I don’t know if you’re familiar with the term, but what you’re describing is similar to the experience that many agender folk describe.
Suffice to say, I experience gender very differently to you. I’ve “felt” my gender since before I hit puberty. Before I had the words to understand it, before I knew what femininity or masculinity even were, before I experienced my sexuality…
Nor did I. For me, it came around the same time I started to understand gender and sex. The more I understood it, the more I knew it was wrong.
For me, it was initially tied in the physical. I knew my body should have been different. I wished it was different. I dreamed, prayed, hoped and fantasized that it would be different. It was an awareness that I was “like them” with girls and “not like them” with boys. I knew it was wrong when I was grouped with boys.
That’s what it felt like. Not an understanding of others peoples experiences, but an understanding of how my own sense of self was at odds with both my body, and the assumptions that my body created in people.

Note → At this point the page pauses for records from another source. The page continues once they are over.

SIGNATURES = {
    "rtts_lsh_hash_sort": [_vp, _i64, _vp, _i32, _i32, _i32, _i32, _i32, _i32, _i32, _vp, _vp, _vp, _vp],
    "rtts_lsh_attn_fwd": [_vp, _vp, _i64, _vp, _vp, _i32, _i32, _i32, _i32, _i32, _i32, _i32, _vp, _vp, _f32, _u32, _vp, _vp],
    "rtts_lsh_hash_sort_launches": [_i32],
    "rtts_lsh_hash_sort_hf": [_vp, _i64, _vp, _vp, _i32, _i32, _i32, _i32, _i32, _i32, _i32, _vp, _vp, _vp, _vp],
    "rtts_lsh_attn_fwd_run_length": [_i32, _i32, _i32, _i32, _i32],
    "rtts_lsh_combine_fwd": [_vp, _vp, _i32, _i32, _i32, _i32, _i32, _vp, _i64, _vp, _vp],
    "rtts_lsh_bwd_delta": [_vp, _i64, _vp, _i64, _i32, _i32, _i32, _i32, _vp, _vp],
    "rtts_lsh_attn_bwd": [_vp, _vp, _i64, _vp, _vp, _vp, _i64, _vp, _vp, _i32, _i32, _i32, _i32, _i32, _i32, _i32, _vp, _vp, _vp, _f32, _u32, _vp,
                          _vp],
    "rtts_lsh_bwd_qk_slots": [],
    "rtts_lsh_attn_bwd_run_length": [_i32, _i32, _i32, _i32, _i32],
    "rtts_debug_set_walk": [_i32, _i32],
    "rtts_lsh_bwd_reduce": [_vp, _vp, _i32, _i32, _i32, _i32, _i32, _vp, _vp, _i64, _vp, _vp],
    "rtts_grad_clip_scale": [_vp, _i64, _f32, _f32, _vp, _vp, _vp],
    "rtts_ln_fwd": [_vp, _vp, _vp, _vp, _vp, _vp, _i32, _i32, _vp],
    "rtts_ln_bwd": [_vp, _vp, _vp, _vp, _vp, _vp, _vp, _vp, _vp, _i32, _i32, _vp, _vp, _f32, _u32, _vp, _vp],
    "rtts_ln_bwd_to": [_vp, _vp, _vp, _vp, _vp, _vp, _vp, _vp, _vp, _vp, _i32, _i32, _vp, _vp, _f32, _u32, _vp, _vp],
    "rtts_ln_bwd_join": [_vp, _vp, _vp, _vp, _vp, _vp, _vp, _vp, _vp, _vp, _vp, _i32, _i32, _vp, _vp, _f32, _u32, _vp, _vp],
    "rtts_cast_colsum": [_vp, _vp, _vp, _vp, _i32, _i32, _f32, _u32, _vp, _vp, _vp],
    "rtts_colsum_bf16": [_vp, _vp, _i64, _vp, _vp, _i32, _i32, _i32, _f32, _vp, _vp],
    "rtts_sum_streams": [_vp, _vp, _i64, _vp, _vp, _vp],
    "rtts_residual_epilogue": [_vp, _vp, _vp, _f32, _vp, _i64, _i32, _f32, _u32, _vp, _vp],
    "rtts_colsum_partial_rows": [_i32],
    "rtts_colsum_final_grouped": [C.POINTER(ColsumJob), _i32, _vp],
    "rtts_residual_ln": [_vp, _vp, _vp, _f32, _vp, _vp, _vp, _vp, _vp, _i32, _i32, _f32, _u32, _vp, _vp, _vp],
    "rtts_bias_act": [_vp, _vp, _i64, _i32, _i32, _vp],
    "rtts_cast_f32_bf16": [_vp, _vp, _i64, _vp],
    "rtts_xattn_fwd": [_vp, _i64, _vp, _i64, _vp, _i32, _i32, _i32, _i32, _i32, _vp, _i64, _vp, _f32, _u32, _vp, _vp],
    "rtts_xattn_bwd": [_vp, _i64, _vp, _i64, _vp, _vp, _i64, _vp, _vp, _i32, _i32, _i32, _i32, _i32, _vp, _i64, _vp, _f32, _u32, _vp, _vp, _vp],
    "rtts_xattn_key_chunks": [_i32],
    "rtts_xattn_bwd_key_chunks": [_i32, _i32],
    "rtts_xattn_probs_mean": [_vp, _i64, _vp, _i64, _vp, _vp, _i32, _i32, _i32, _i32, _i32, _vp, _i64, _vp],
    "rtts_sum_slabs": [_vp, _i32, _i64, _vp, _vp],
    "rtts_full_attn_max_t": [_i32],
    "rtts_full_attn_fwd": [_vp, _vp, _i64, _vp, _i32, _i32, _i32, _i32, _i32, _vp, _i64, _vp, _f32, _u32, _vp, _vp],
    "rtts_full_attn_bwd_workspace": [_i32, _i32, _i32, _i32],
    "rtts_full_attn_bwd": [_vp, _vp, _i64, _vp, _vp, _i64, _vp, _vp, _i32, _i32, _i32, _i32, _i32, _vp, _vp, _i64, _vp, _f32, _u32, _vp,
                           _vp],
    "rtts_conv1d_k5": [_vp, _i64, _vp, _i64, _i32, _i32, _i32, _i32, _vp, _i64, _vp, _i32, _vp],
    "rtts_to_halo": [_vp, _i64, _i64, _i32, _i32, _i32, _i32, _i32, _i32, _vp, _i32, _i64, _vp],
    "rtts_heads_grad": [_vp, _vp, _i32, _vp, _i64, _vp, _i32, _i32, _i32, _i32, _i32, _vp, _vp, _vp],
    "rtts_segments": [C.POINTER(Segment), _i32, _vp],
    "rtts_conv_w_perm": [_vp, _i32, _i32, _i32, _vp, _vp],
    "rtts_conv_dw_unperm": [_vp, _i32, _i32, _i32, _vp, _vp],
    "rtts_conv_w_perm_grouped": [C.POINTER(ConvPermJob), _i32, _vp],
    "rtts_conv_dw_unperm_grouped": [C.POINTER(ConvPermJob), _i32, _vp],
    "rtts_conv1d_k5_moments": [_vp, _i64, _vp, _i64, _i32, _i32, _i32, _vp, _i64, _i32, _i32, _i32, _vp, _vp],
    "rtts_bn_stats_from_partials": [_vp, _i32, _i32, _i32, _i32, _vp, _vp, _vp, _vp, _vp, _vp, _vp],
    "rtts_bn_stats": [_vp, _i32, _i32, _i32, _i32, _vp, _vp, _vp, _vp, _vp, _vp, _vp, _vp],
    "rtts_bn_act_fwd": [_vp, _vp, _vp, _vp, _vp, _i32, _f32, _u32, _vp, _i32, _i32, _i32, _i32, _vp, _i32, _i32, _i64, _vp],
    "rtts_bn_act_bwd": [_vp, _vp, _i32, _vp, _vp, _vp, _vp, _i32, _f32, _u32, _vp, _i32, _i32, _i32, _i32, _vp, _i32, _i64, _vp, _vp, _vp, _vp],
    "rtts_bn_moments": [_vp, _i32, _i32, _i32, _i32, _vp, _vp, _vp],
    "rtts_bn_from_moments": [_vp, _i64, _i32, _vp, _vp, _vp, _vp, _vp, _vp, _vp],
    "rtts_bn_act_bwd_sums": [_vp, _vp, _i32, _vp, _vp, _vp, _vp, _i32, _f32, _u32, _vp, _i32, _i32, _i32, _i32, _vp, _vp, _vp, _vp, _vp],
    "rtts_bn_act_bwd_apply": [_vp, _vp, _i32, _vp, _vp, _vp, _vp, _i32, _f32, _u32, _vp, _i32, _i32, _i32, _i32, _vp, _i64, _vp, _i32, _i64, _vp],
    "rtts_tts_loss": [_vp, _vp, _i64, _vp, _vp, _vp, _i64, _vp, _i32, _i32, _i32, _f32, _f32, _f32, _f32, _vp, _vp, _i64, _vp, _vp, _vp, _i32, _i32,
                      _vp, _i64, _i32, _i32, _i64, _i64, _vp, _i64, _i64, _vp],
    "rtts_pe_add": [_vp, _vp, _vp, _f32, _u32, _vp, _i32, _i64, _i32, _vp, _vp],
    "rtts_debug_stamp": [_vp, _i32, _vp],
    "rtts_batch_masks": [_vp, _i64, _i32, _i32, _i32, _vp, _i64, _i64, _i32, _i32, _i32, _vp, _vp, _vp, _vp, _vp],
    "rtts_pe_dalpha": [_vp, _vp, _f32, _u32, _vp, _i32, _i64, _i32, _vp, _vp, _vp],
    "rtts_relu_drop": [_vp, _f32, _u32, _vp, _i64, _vp],
    "rtts_embedding_bwd": [_vp, _vp, _i32, _i32, _i32, _i32, _vp, _f32, _u32, _vp, _vp],
    "rtts_embedding_bwd_strided": [_vp, _vp, _i64, _i64, _i32, _i32, _i32, _i32, _i32, _vp, _f32, _u32, _vp, _vp],
    "rtts_embedding_fwd": [_vp, _vp, _i32, _i32, _i32, _f32, _u32, _vp, _vp, _vp],
    "rtts_gemm_tn": [_vp, _i64, _vp, _i64, _i32, _i32, _i32, _vp, _i64, _i32, _vp, _i64, _vp],
    "rtts_gemm_tn_grouped": [C.POINTER(GemmTnProblem), _i32, _vp, _i64, _vp],
    "rtts_gemm_nt": [_vp, _i64, _vp, _i64, _i32, _i32, _i32, _i32, _vp, _i64, _vp, _i32, _vp, _i64, _vp, _vp],
    "rtts_gemm_nt_partial_rows": [_i32, _i32],
    "rtts_gemm_nt_grouped": [C.POINTER(GemmNtProblem), _i32, _i32, _vp],
    "rtts_debug_set_gemm_mode": [_i32],
    "rtts_gemm_nt_gate_words": [_i32, _i32],
    "rtts_gemm_nt_gated": [_vp, _i64, _vp, _i64, _i32, _i32, _i32, _i32, _vp, _i64, _vp, _i32, _vp, _vp, _vp],
    "rtts_peak_copy": [_vp, _vp, _i64, _vp],
    "rtts_comm_probe": [_vp, _vp, _i64, _i32, _i32, _vp],
    "rtts_peak_mfma": [_vp, _i32, _i32, _vp],
    "rtts_sw_depthwise_k3": [_vp, _vp, _vp, _i32, _i32, _i32, _vp, _vp, _vp, _vp],
    "rtts_sw_gate": [_vp, _vp, _i64, _i32, _i32, _i32, _i32, _i32, _i32, _vp, _vp],
    "rtts_sw_coupling_inv": [_vp, _i64, _vp, _i64, _i32, _vp],
    "rtts_sw_depthwise_k3_seg": [_vp, _vp, _vp, _vp, _i32, _i32, _i64, _i32, _vp, _vp, _vp, _vp],
    "rtts_sw_pack_mel": [_vp, _i64, _i64, _i64, _i32, _i32, _vp, _i32, _i64, _vp, _i64, _vp],
    "rtts_sw_coupling_inv1x1": [_vp, _i64, _vp, _i64, _vp, _i32, _i64, _vp, _i64, _vp],
    "rtts_sw_coupling_fwd1x1": [_vp, _i64, _vp, _i64, _vp, _i32, _i32, _i64, _vp, _i64, _vp, _i64, _i32, _vp, _vp],
    "rtts_sw_nll_reduce": [_vp, _i64, _i32, _vp, _vp, _i32, _i32, _i64, _i64, _vp, _vp],
    "rtts_sw_pack_audio": [_vp, _i64, _vp, _vp, _i32, _i32, _i32, _i64, _vp, _vp],
    "rtts_sw_gate_bwd": [_vp, _vp, _i64, _i32, _i32, _i32, _i32, _i32, _i32, _vp, _vp, _vp, _i64, _vp],
    "rtts_sw_dwbn_bwd_partial_floats": [_i64, _i32],
    "rtts_sw_dwbn_bwd_sums": [_vp, _vp, _vp, _vp, _vp, _vp, _vp, _i32, _i32, _i32, _vp, _vp, _vp],
    "rtts_sw_dwbn_bwd_apply": [_vp, _vp, _vp, _vp, _vp, _vp, _vp, _vp, _i32, _i32, _i32, _vp, _vp],
    "rtts_sw_boundary_bwd_blocks": [_i64],
    "rtts_sw_boundary_bwd": [_vp, _i64, _vp, _i64, _vp, _i32, _i32, _i64, _vp, _i64, _vp, _i64, _i32, _f32, _f32, _vp, _i64, _vp, _i64, _vp, _vp,
                             _vp],
    "rtts_sw_inv1x1_factor": [C.POINTER(_vp), C.POINTER(_i32), _i32, C.POINTER(_vp), _vp, _vp],
    "rtts_sw_draw_segments": [_vp, _i32, _i64, _vp, _vp, _i64, _vp, _i32, _vp, _i32, _vp, _u32, _vp, _i32, _i32, _i32, _i32, _i32, _vp, _vp, _i64,
                              _vp, _vp],
    "rtts_tts_collate": [_vp, _i64, _vp, _vp, _i64, _vp, _i32, _vp, _i32, _i32, _i32, _vp, _i32, _vp, _i32, _i32, _vp, _i32, _vp, _i32, _vp, _i32,
                         _vp, _f32, _u32, _vp],
    "rtts_infer_metrics_tiles": [_i32],
    "rtts_infer_metrics": [_vp, _i64, _i64, _i64, _i32, _vp, _vp, _i64, _i64, _i64, _vp, _i32, _vp, _vp, _vp, _i32, _i32, _i32, _i32, _vp, _vp, _vp,
                           _vp, _vp],
    "rtts_dtw_max_frames": [],
    "rtts_dtw_workspace_bytes": [_i32, _i32, _i32, _i32],
    "rtts_dtw_align": [_vp, _i64, _i64, _i64, _i32, _vp, _vp, _i64, _i64, _i64, _vp, _i32, _vp, _vp, _vp, _i32, _i32, _i32, _vp, _i32, _vp, _i64,
                       _i32, _vp, _vp, _vp, _vp],
    "rtts_adamw_step": [_vp, _vp, _vp, _vp, _vp, _i64, _vp, _vp, _f32, _f32, _f32, _f32, _vp, _vp],
    "rtts_mel_frames": [_i64, _i32],
    "rtts_mel_spectrogram": [_vp, C.POINTER(_i64), C.POINTER(_i64), _vp, _vp, _i32, _vp, _vp, _i32, _i32, _i32, _i32, _f32, _vp, _i64, _vp],
    "rtts_resample_len": [_i64, _i32, _i32],
    "rtts_resample": [_vp, _i32, _i32, C.POINTER(_i64), C.POINTER(_i64), _vp, _vp, _i32, _vp, _vp, _i32, _i32, _i32, _vp, _vp],
    "rtts_denoise": [_vp, C.POINTER(_i64), _vp, _i32, _vp, _vp, _vp, _f32, _i32, _i32, _vp, _vp],
    "rtts_gl_magnitudes": [_vp, _i64, _i64, _i64, _vp, C.POINTER(_i64), _vp, _i32, _vp, _i32, _i32, _i32, _vp, _i64, _vp],
    "rtts_gl_init": [_vp, _i64, C.POINTER(_i64), _vp, C.POINTER(_i64), _vp, _i32, _vp, _vp, _i32, _u32, _i32, _i32, _vp, _vp],
    "rtts_gl_step": [_vp, _vp, _f32, _vp, _i64, C.POINTER(_i64), _vp, C.POINTER(_i64), _vp, _i32, _vp, _vp, _i32, _i32, _vp, _vp],
}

For someone who doesn’t feel gender, then of course you aren’t going to understand the experience of folk who do, anymore than I can understand what it’s like to not feel it. All I can is that analogies about colour aren’t particularly apt here, because it doesn’t work like that. My gender doesn’t exist because of shared consensus (although it is shaped by that consensus). My gender doesn’t exist because I was able to understand other peoples experiences. My gender is just something I’ve always felt, and that I’ve tried to make sense of over the years. I describe it now in clear, defined terms, but when I was younger, it didn’t work like that. I knew my body was wrong, but the social stuff, the gender stuff? Finding the words for that would take decades. But even as I said, I was finding the words to describe an experience that was always there.